1.4. The Birthday Problem#

A classical problem in probability is about “collisions” of birthdays. This birthday problem was posed by Richard von Mises and other mathematicians – its origin has not been well established. The main question is, “If there are \(n\) people in a room, what is the chance that some pair among them have the same birthday?”

1.4.1. Assumptions of Randomness#

The problem is commonly solved under the assumptions that each year consists of 365 days and that each person is equally likely to be born on any of the 365 days regardless of the birthdays of others.

You can see that assumptions ignore leap years as well as multiple births (twins, for example) and any lack of uniformity in the distribution of births during the year. These assumptions make calculations simpler but might not reflect the reality of birthdays in every population. Data scientists have to be careful about their assumptions – if the assumptions don’t reflect the truth, then the conclusions won’t either.

So let’s note that we are working under simplifying assumptions that we should check before making conclusions about specific groups. Ignoring leap years and multiple births should not make a big difference to the conclusions in any case. If births are more likely to happen at some times of year than others, then it has been proved that the chance of matching birthdays will be larger than the answer we get under our assumptions.

There are many variations of the birthday problem, but we will stick with the classic.

1.4.2. The Chance of a Match#

We will state our assumptions succinctly as “all \(365^n\) sequences of birthdays are equally likely”. You can see that this makes the birthday problem the same as the collision problem of the previous section, with \(N = 365\). As before, the only interesting cases are when \(n \le N\), for which

\[ P(\text{no match}) ~=~ P(\text{all } n \text{ birthdays are different}) ~=~ \prod_{i=0}^{n-1} \frac{N-i}{N} \]

1.4.3. Computing the Chance#

With \(N\) fixed at 365, the function p_no_match takes \(n\) as its argument and returns the probability that there is no match among \(n\) birthdays.

The rest of the code displays all the results in a table. The table also includes a column containing the chance that there is a collision:

\[ P(\text{at least one matching pair}) ~=~ 1 - P(\text{no match}) ~=~ 1 ~-~ \prod_{i=0}^{n-1} \frac{N-i}{N} \]
N = 365
def p_no_match(n):
    individuals_array = np.arange(n)
    return np.prod( (N - individuals_array)/N )
results = Table().with_columns('Trials', np.arange(1, N+1, 1))
different = results.apply(p_no_match, 'Trials')
results = results.with_columns(
    'P(all different)', different,
    'P(at least one match)', 1 - different
Trials P(all different) P(at least one match)
1 1 0
2 0.99726 0.00273973
3 0.991796 0.00820417
4 0.983644 0.0163559
5 0.972864 0.0271356
6 0.959538 0.0404625
7 0.943764 0.0562357
8 0.925665 0.0743353
9 0.905376 0.0946238
10 0.883052 0.116948

... (355 rows omitted)

The first thing to notice in the table is the use of the label Trials to denote people. In probability it is common to think of random experiments as sequences of trials in which the outcome of each trial depends on chance. In the birthday problem, each person is being thought of as a trial, and we are looking to see whether there is at least one matching pair of birthdays among all the trials.

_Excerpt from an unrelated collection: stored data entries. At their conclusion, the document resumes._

FG_MAX_SCALARS = 4
FG_FIELD_SUMMARY_WORK_BYTES = 128
FG_OK = 0
FG_ERR_NOT_CONVERGED = -5
FG_ERR_NOT_FINITE = -6
FG_ERR_FLUX_BALANCE = -7
FG_PERIODIC, FG_FIXED = 0, 1
FG_DIRICHLET, FG_NEUMANN = 0, 1
FG_VELOCITY, FG_PRESSURE, FG_SCALAR, FG_VELOCITY_SOURCE, FG_VISCOSITY_FIELD = 0, 1, 2, 3, 4
FG_BOUND_VELOCITY, FG_BOUND_SCALAR = 8, 16
FG_SOLVER_CG, FG_SOLVER_JACOBI, FG_SOLVER_RBGS, FG_SOLVER_MGCG, FG_SOLVER_FDCG = 0, 1, 2, 3, 4
(FG_BUF_A, FG_BUF_C_OFF, FG_BUF_ADV_RHS, FG_BUF_VEL_RESULT, FG_BUF_H, FG_BUF_DIV, FG_BUF_P_RESULT,
 FG_BUF_SCALAR_RESULT) = range(8)
FG_ERR_UNSUPPORTED = -4
FG_ERR_INVALID_ARG = -1
# ... 298 lines not shown
    "fg_poisson_cg": (c_int, [c_void_p, c_void_p, c_void_p, c_void_p, c_float, c_int, c_int, POINTER(FgSolveInfo),
                              c_void_p]),
    "fg_poisson_fdcg": (c_int, [c_void_p, c_void_p, c_void_p, c_void_p, c_float, c_int, c_int, POINTER(FgSolveInfo),
                                c_void_p]),
    "fg_sparse_apply_ell": (c_int, [c_void_p, c_void_p, c_int32, c_int32, c_void_p, c_int64, c_int32, c_void_p, c_void_p]),
    "fg_sparse_apply_csr": (c_int, [c_void_p, c_void_p, c_void_p, c_int32, c_void_p, c_int64, c_int32, c_void_p, c_void_p]),
    "fg_stream_triad": (c_int, [c_void_p, c_void_p, c_void_p, c_float, c_int64, c_int32, POINTER(c_float), c_void_p]),
    "fg_mb_multilevel_status": (c_int, [c_void_p, POINTER(c_int32)]),
    "fg_mb_multilevel_apply": (c_int, [c_void_p, c_void_p, c_void_p, c_void_p]),
    "fg_mb_debug_ilu_apply": (c_int, [c_void_p, c_void_p, c_void_p, c_void_p]),
    "fg_mb_debug_pressure_cg": (c_int, [c_void_p, c_float, c_int32, c_int32, POINTER(c_int32), POINTER(c_int32), POINTER(ctypes.c_double), c_void_p]),
    "fg_mb_wall_forces": (c_int, [c_void_p, c_void_p, c_void_p, c_void_p, c_int32, c_int32, c_float, c_float, c_void_p, c_void_p]),
    "fg_mb_wall_forces_batch": (c_int, [c_void_p, c_void_p, c_void_p, c_void_p, c_int32, c_int32, c_float, c_float, c_void_p, c_void_p, c_void_p]),
    "fg_mb_debug_bicgstab": (c_int, [c_void_p, c_float, c_int32, c_int32, POINTER(c_int64), POINTER(ctypes.c_double), POINTER(c_float), c_void_p]),
    "fg_dacc_host_sum": (c_int, [POINTER(ctypes.c_double), c_int64, ctypes.c_double, POINTER(ctypes.c_double)]),
    "fg_dacc_device_sum": (c_int, [POINTER(ctypes.c_double), c_int64, ctypes.c_double, c_int32, POINTER(ctypes.c_double), c_void_p]),
    "fg_field_summary": (c_int, [c_void_p, c_int32, c_int32, c_int64, c_int32, c_void_p, c_void_p, c_void_p, ctypes.c_double, ctypes.c_double,
                                 c_int32, c_void_p, c_void_p]),
    "fg_plane_moments": (c_int, [POINTER(c_void_p), POINTER(c_int64), c_int32, c_int32, c_int32, c_int32, c_int32, c_int32, c_void_p, c_void_p,
                                 c_void_p, c_void_p, c_void_p]),
    "fg_plane_budgets": (c_int, [POINTER(c_void_p), POINTER(c_int64), c_int32, c_int32, c_int32, c_int32, c_int32, c_void_p, c_void_p, c_void_p,
                                 c_int32, c_int32, c_void_p, c_void_p, c_void_p, c_void_p, c_void_p]),
    "fg_plane_timecorr": (c_int, [POINTER(c_void_p), POINTER(c_int64), c_int32, c_int32, c_int32, c_int32, c_int32, c_int32, c_int32,
                                  POINTER(c_int32), c_void_p, c_void_p, c_void_p, c_void_p]),
    "fg_mb_cell_moments": (c_int, [c_void_p, c_void_p, c_int32, c_int32, c_int64, POINTER(c_int64), c_int32, c_int64, c_void_p, c_void_p,
                                   c_void_p]),
    "fg_mb_cell_moments_widths": (c_int, [c_void_p, c_void_p, c_int64, POINTER(c_int64), c_int32, c_void_p, c_void_p, POINTER(c_int32)]),
    "fg_mb_wall_distribution": (c_int, [c_void_p, c_void_p, c_void_p, c_int32, c_int32, c_int64, c_int64, c_void_p, c_void_p, c_void_p, c_int32,
                                        c_int32, c_float, c_void_p, c_void_p, c_void_p]),
    "fg_mb_wall_moments": (c_int, [c_void_p, c_void_p, c_void_p, c_int32, c_int32, c_int64, c_int64, c_void_p, c_void_p, c_void_p, c_int32,
                                   c_int32, c_float, c_void_p, c_int32, c_int64, c_void_p, c_void_p, c_void_p]),
    "fg_plane_spectra": (c_int, [POINTER(c_void_p), POINTER(c_int64), c_int32, c_int32, c_int32, c_int32, c_int32, POINTER(c_int32), c_int32,
                                 c_void_p, c_void_p, c_void_p]),
    "fg_plane_histogram": (c_int, [POINTER(c_void_p), POINTER(c_int64), c_int32, c_int32, c_int32, c_int32, c_int32, POINTER(c_int32), c_int32,
                                   c_void_p, c_void_p, c_int32, POINTER(c_int32), c_int32, c_int32, c_void_p, c_void_p, c_void_p]),
    "fg_coherence_litmus": (c_int, [c_int32, c_int32, c_int32, c_int32, POINTER(c_int64), POINTER(ctypes.c_double), c_void_p]),
    "fg_profile_enable": (c_int, [c_void_p, c_int]),
    "fg_profile_kinds": (c_int, []),
    "fg_profile_kind_name": (ctypes.c_char_p, [c_int]),
    "fg_profile_read": (c_int, [c_void_p, c_int, POINTER(ctypes.c_double), POINTER(c_int64), POINTER(ctypes.c_double),
                                POINTER(ctypes.c_double), POINTER(ctypes.c_double), POINTER(ctypes.c_double),
                                POINTER(c_int64), POINTER(c_int64), POINTER(ctypes.c_double), POINTER(c_int64)]),
    "fg_coords_to_transforms": (c_int, [c_void_p, c_void_p, c_int, c_int, c_int, c_int, c_void_p]),
    "fg_resampler_create": (c_int, [c_int, POINTER(ctypes.c_int32), POINTER(ctypes.c_int32), POINTER(ctypes.c_int32),
                                    POINTER(ctypes.c_float), c_int, c_int, POINTER(c_void_p)]),
    "fg_resampler_destroy": (c_int, [c_void_p]),
    "fg_resample": (c_int, [c_void_p, c_void_p, c_int, c_int, c_void_p, c_int, c_void_p]),
    "fg_frame_colorize": (c_int, [c_void_p, c_int32, c_int32, c_int32, c_int32, c_int32, POINTER(FgFrameSpec), c_void_p, c_void_p, c_void_p,
                                  POINTER(c_int32), c_int32, c_void_p, c_void_p]),
    "fg_render_isosurface": (c_int, [c_void_p, c_int32, c_int32, c_int32, c_int32, c_int32, c_int32, c_void_p, c_void_p, c_int32, c_int32,
                                     c_void_p, c_void_p, c_void_p, POINTER(FgRenderCamera), POINTER(FgRenderOptions), c_int32, c_int32,
                                     POINTER(c_int32), c_int32, c_void_p, c_void_p, c_void_p]),
    "fg_render_volume": (c_int, [c_void_p, c_int32, c_int32, c_int32, c_int32, c_int32, c_int32, c_void_p, c_void_p, c_void_p,
                                 POINTER(FgRenderCamera), POINTER(FgRenderOptions), c_int32, c_int32, POINTER(c_int32), c_int32, c_void_p,
                                 c_void_p]),
    "fg_obs_noise_add": (c_int, [POINTER(FgNoiseSegment), c_int32, c_int32, c_int32, ctypes.c_uint64, c_void_p, c_void_p, c_void_p]),
    "fg_obs_normalize": (c_int, [POINTER(FgNormSegment), c_int32, c_int32, c_int32, c_int64, c_int64, c_void_p, c_int32, c_int32,
                                 ctypes.c_double, ctypes.c_double, c_void_p]),
    "fg_obs_return_normalize": (c_int, [c_void_p, c_void_p, c_void_p, c_void_p, c_int32, c_int32, ctypes.c_double, c_int64,
                                        ctypes.c_double, ctypes.c_double, c_int32, c_void_p]),
    "fg_baseline_opposition": (c_int, [c_void_p, c_int64, c_int32, c_int32, c_int32, c_int32, POINTER(c_int32), POINTER(ctypes.c_double), c_int32,
                                       c_int32, c_void_p, c_void_p]),
    "fg_baseline_pd": (c_int, [c_void_p, c_int64, c_int32, c_int32, c_int32, c_int32, c_int32, c_void_p, ctypes.c_double, ctypes.c_double,
                               c_void_p, c_void_p, c_void_p, c_void_p, c_void_p]),
    "fg_point_sample": (c_int, [POINTER(FgPointGrid), POINTER(c_void_p), POINTER(c_int64), c_int32, c_void_p, c_int64, c_int32, c_void_p,
                                c_void_p]),
    "fg_tracer_advect": (c_int, [POINTER(FgPointGrid), c_float, c_int32, ctypes.c_uint32, c_void_p, c_void_p, c_void_p, c_void_p, c_void_p,
                                 c_int32, c_void_p]),
    "fg_mb_point_locate": (c_int, [POINTER(FgMbPointMesh), c_void_p, c_int64, c_int32, c_void_p, c_int32, c_void_p, c_void_p, c_void_p,
                                   c_void_p]),
    "fg_mb_point_sample": (c_int, [POINTER(FgMbPointMesh), POINTER(c_void_p), POINTER(c_int64), c_int32, c_void_p, c_void_p, c_int64,
                                   c_int32, c_void_p, c_void_p]),
    "fg_mb_tracer_advect": (c_int, [POINTER(FgMbPointMesh), c_float, c_int32, c_void_p, c_void_p, c_void_p, c_void_p, c_void_p, c_void_p,
                                    c_void_p, c_void_p, c_int32, c_void_p]),
    "fg_envglue_jet_schedule": (c_int, [c_void_p, c_void_p, c_void_p, c_void_p, c_int32, c_int32, c_int32, c_void_p, c_void_p, c_void_p]),
    "fg_envglue_channel_observe": (c_int, [c_void_p, c_void_p, c_void_p, c_int32, c_int32, c_int32, c_int32, c_float, c_float, c_void_p,
                                           c_void_p, c_void_p, c_void_p, c_void_p, c_void_p]),
    "fg_envglue_channel_observe_batch": (c_int, [c_void_p, c_void_p, c_void_p, c_int32, c_int32, c_int32, c_int32, c_void_p, c_float, c_void_p,
                                                 c_void_p, c_void_p, c_void_p, c_void_p, c_void_p]),
    "fg_mb_create": (c_int, [c_int32, c_int32, c_int32, POINTER(c_void_p)]),
    "fg_mb_destroy": (c_int, [c_void_p]),
    "fg_config_dump": (c_int, [c_void_p, ctypes.c_char_p, c_int]),
    "fg_mb_config_dump": (c_int, [c_void_p, ctypes.c_char_p, c_int]),
    "fg_switch_values": (c_int, [c_int32, ctypes.c_char_p, c_int32]),
    "fg_mb_add_block": (c_int, [c_void_p, POINTER(c_float), c_int32, c_int32, c_int32, POINTER(c_int32)]),
    "fg_mb_connect": (c_int, [c_void_p, c_int32, c_int32, c_int32, c_int32, c_int32, c_int32]),
    "fg_mb_make_periodic": (c_int, [c_void_p, c_int32, c_int32]),
    "fg_mb_set_reference_quirks": (c_int, [c_void_p, c_int32, c_int32]),
    "fg_mb_set_nonortho_flags": (c_int, [c_void_p, c_int32]),
    "fg_mb_finalize": (c_int, [c_void_p]),
    "fg_mb_sizes": (c_int, [c_void_p, POINTER(c_int32), POINTER(c_int32)]),
    "fg_mb_block_info": (c_int, [c_void_p, c_int32, POINTER(c_int32), POINTER(c_int32)]),
    "fg_mb_get_host_table": (c_int, [c_void_p, c_int32, c_void_p, POINTER(c_int64)]),
    "fg_mb_get_neighbors": (c_int, [c_void_p, POINTER(c_int32)]),
    "fg_mb_bind": (c_int, [c_void_p, c_void_p, c_void_p, c_void_p, c_void_p]),
    "fg_mb_set_viscosity": (c_int, [c_void_p, c_float]),
    "fg_mb_set_viscosity_batch": (c_int, [c_void_p, c_void_p]),
    "fg_mb_piso_step": (c_int, [c_void_p, c_void_p, POINTER(FgMbStepOptions), POINTER(c_int32), c_void_p]),
    "fg_mb_max_velocity": (c_int, [c_void_p, POINTER(c_float), c_void_p]),
    "fg_mb_set_residual_projection": (c_int, [c_void_p, POINTER(c_float)]),
    "fg_mb_set_stall_limit": (c_int, [c_void_p, c_int32]),
    "fg_mb_set_advection_start": (c_int, [c_void_p, c_int]),
    "fg_mb_set_advection_jacobi": (c_int, [c_void_p, c_int]),
    "fg_mb_advection_jacobi_counts": (c_int, [c_void_p, POINTER(c_int64)]),
    "fg_mb_set_multilevel": (c_int, [c_void_p, c_int32, c_int32, POINTER(c_int32), POINTER(c_int32), POINTER(c_int32), POINTER(c_float),
                                     POINTER(c_float), c_float, c_int32]),
    "fg_mb_env_status": (c_int, [c_void_p, POINTER(c_int32)]),
    "fg_mb_ladder": (c_int, [c_void_p, POINTER(c_int64), c_int32]),
    "fg_mb_debug_cycles": (c_int, [c_void_p, POINTER(ctypes.c_uint64)]),
    "fg_mb_solver_hints": (c_int, [c_void_p, POINTER(c_int32), c_int32]),
    "fg_mb_solver_unconverged": (c_int, [c_void_p, POINTER(c_int64)]),
    "fg_solver_unconverged": (c_int, [c_void_p, POINTER(c_int64)]),
    "fg_mb_solver_counters": (c_int, [c_void_p, POINTER(c_int64), c_int32]),
    "fg_set_advection_preconditioner": (c_int, [c_void_p, c_int]),
    "fg_debug_apply_preconditioner": (c_int, [c_void_p, c_int, c_int, c_void_p, c_void_p, POINTER(c_int32), c_void_p]),
    "fg_debug_apply_pressure_preconditioner": (c_int, [c_void_p, c_int, c_void_p, c_void_p, c_void_p, POINTER(ctypes.c_double),
                                                       POINTER(c_int32), c_void_p]),
    "fg_sgs_smagorinsky": (c_int, [c_void_p, c_float, c_void_p, c_void_p]),
    "fg_flow_diagnostic": (c_int, [c_void_p, c_int, c_void_p, c_void_p]),
    "fg_mb_flow_diagnostic": (c_int, [c_void_p, c_int, c_void_p, c_void_p]),
    "fg_set_fd_helmholtz": (c_int, [c_void_p, POINTER(c_float)]),
    "fg_advection_retries": (c_int, [c_void_p, POINTER(c_int64), c_int32]),
    "fg_advection_solver_form": (c_int, [c_void_p, c_int, POINTER(c_int32)]),
    "fg_set_double_fallback": (c_int, [c_void_p, c_int]),
    "fg_set_advection_jacobi": (c_int, [c_void_p, c_int]),
    "fg_advection_jacobi_counts": (c_int, [c_void_p, POINTER(c_int64)]),
    "fg_ladder": (c_int, [c_void_p, POINTER(c_int64), c_int32]),
    "fg_solver_counters": (c_int, [c_void_p, POINTER(c_int64), c_int32]),
    "fg_mb_profile_iterations": (c_int, [c_void_p, POINTER(c_int64)]),
    "fg_mb_unit_pressure_matrix": (c_int, [c_void_p, c_void_p]),
    "fg_mb_profile_enable": (c_int, [c_void_p, c_int32]),
    "fg_mb_profile_kind_name": (c_char_p, [c_int32]),
    "fg_mb_profile_read": (c_int, [c_void_p, c_int32, POINTER(ctypes.c_double), POINTER(c_int64), POINTER(ctypes.c_double),
                                   POINTER(c_int64)]),
    "fg_mb_get_buffer": (c_int, [c_void_p, c_int32, POINTER(c_void_p), POINTER(c_int64)]),
    "fg_mb_read_buffer": (c_int, [c_void_p, c_int32, c_void_p, c_void_p]),
    "fg_mb_single_step": (c_int, [c_void_p, POINTER(FgMbSimOptions), POINTER(c_int32), POINTER(c_float), c_void_p]),
    "fg_mb_update_advective_boundary": (c_int, [c_void_p, c_float, c_int32, c_int32, c_int32, c_int32, POINTER(c_float), c_float, c_void_p]),
    "fg_mb_make_divergence_free": (c_int, [c_void_p, POINTER(FgMbStepOptions), c_void_p]),
    "fg_mb_boundary_flux_balance": (c_int, [c_void_p, POINTER(c_float), c_void_p]),
    "fg_mb_get_boundary_tables": (c_int, [c_void_p, POINTER(c_int32), POINTER(c_int32), POINTER(c_float)]),
    "fg_mb_get_cell_transforms": (c_int, [c_void_p, POINTER(c_float)]),
}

Next, notice that in the boring case where there is just one person, there can’t be a matching pair of birthdays, and thus \(P(\text{no match})\) has been defined as 1. In many problems there are such “edge cases” that have to be handled individually.

Finally, notice that when the number of people is small, the chance they all have different birthdays is large. This is consistent with our intuition that if the number of individuals is small relative to the number of available hash values, and you assign values to individuals at random, then the chance of a collision is small.

1.4.4. The Birthday “Paradox”#

But the chance of a collision increases as the number of people increases. In fact, it increases rather sharply.

results.scatter('Trials', 'P(at least one match)')
plt.xlim(0, N/3)
plt.ylim(0, 1);

You can see that if there are more than about 50 people, then the chance of a matching pair of birthdays is pretty close to 1.

How many people must there be for the chance of a collision to be more than 50%? Let’s see if we can find the smallest number of people for which this happens.

results.where('P(at least one match)', are.between(0.5, 0.51))
Trials P(all different) P(at least one match)
23 0.492703 0.507297

With just 23 people, a match is more likely than not. This surprises those who haven’t done the calculation, and hence is known as the birthday paradox. But in fact there is nothing paradoxical or contradictory about it at all. It just has to do with the way the chance of a matching pair of birthdays grows as a function of the number of people.

We have done the calculation for \(N = 365\), but how fast would the function have grown had \(N\) been some other number? We need to know this if we are going to apply our results in contexts other than birthdays.

To figure this out, we could redo our code for various different values of \(N\) and see what the output tells us for those values. But it is altogether more efficient and insightful to use math, which is what we will do in the next section.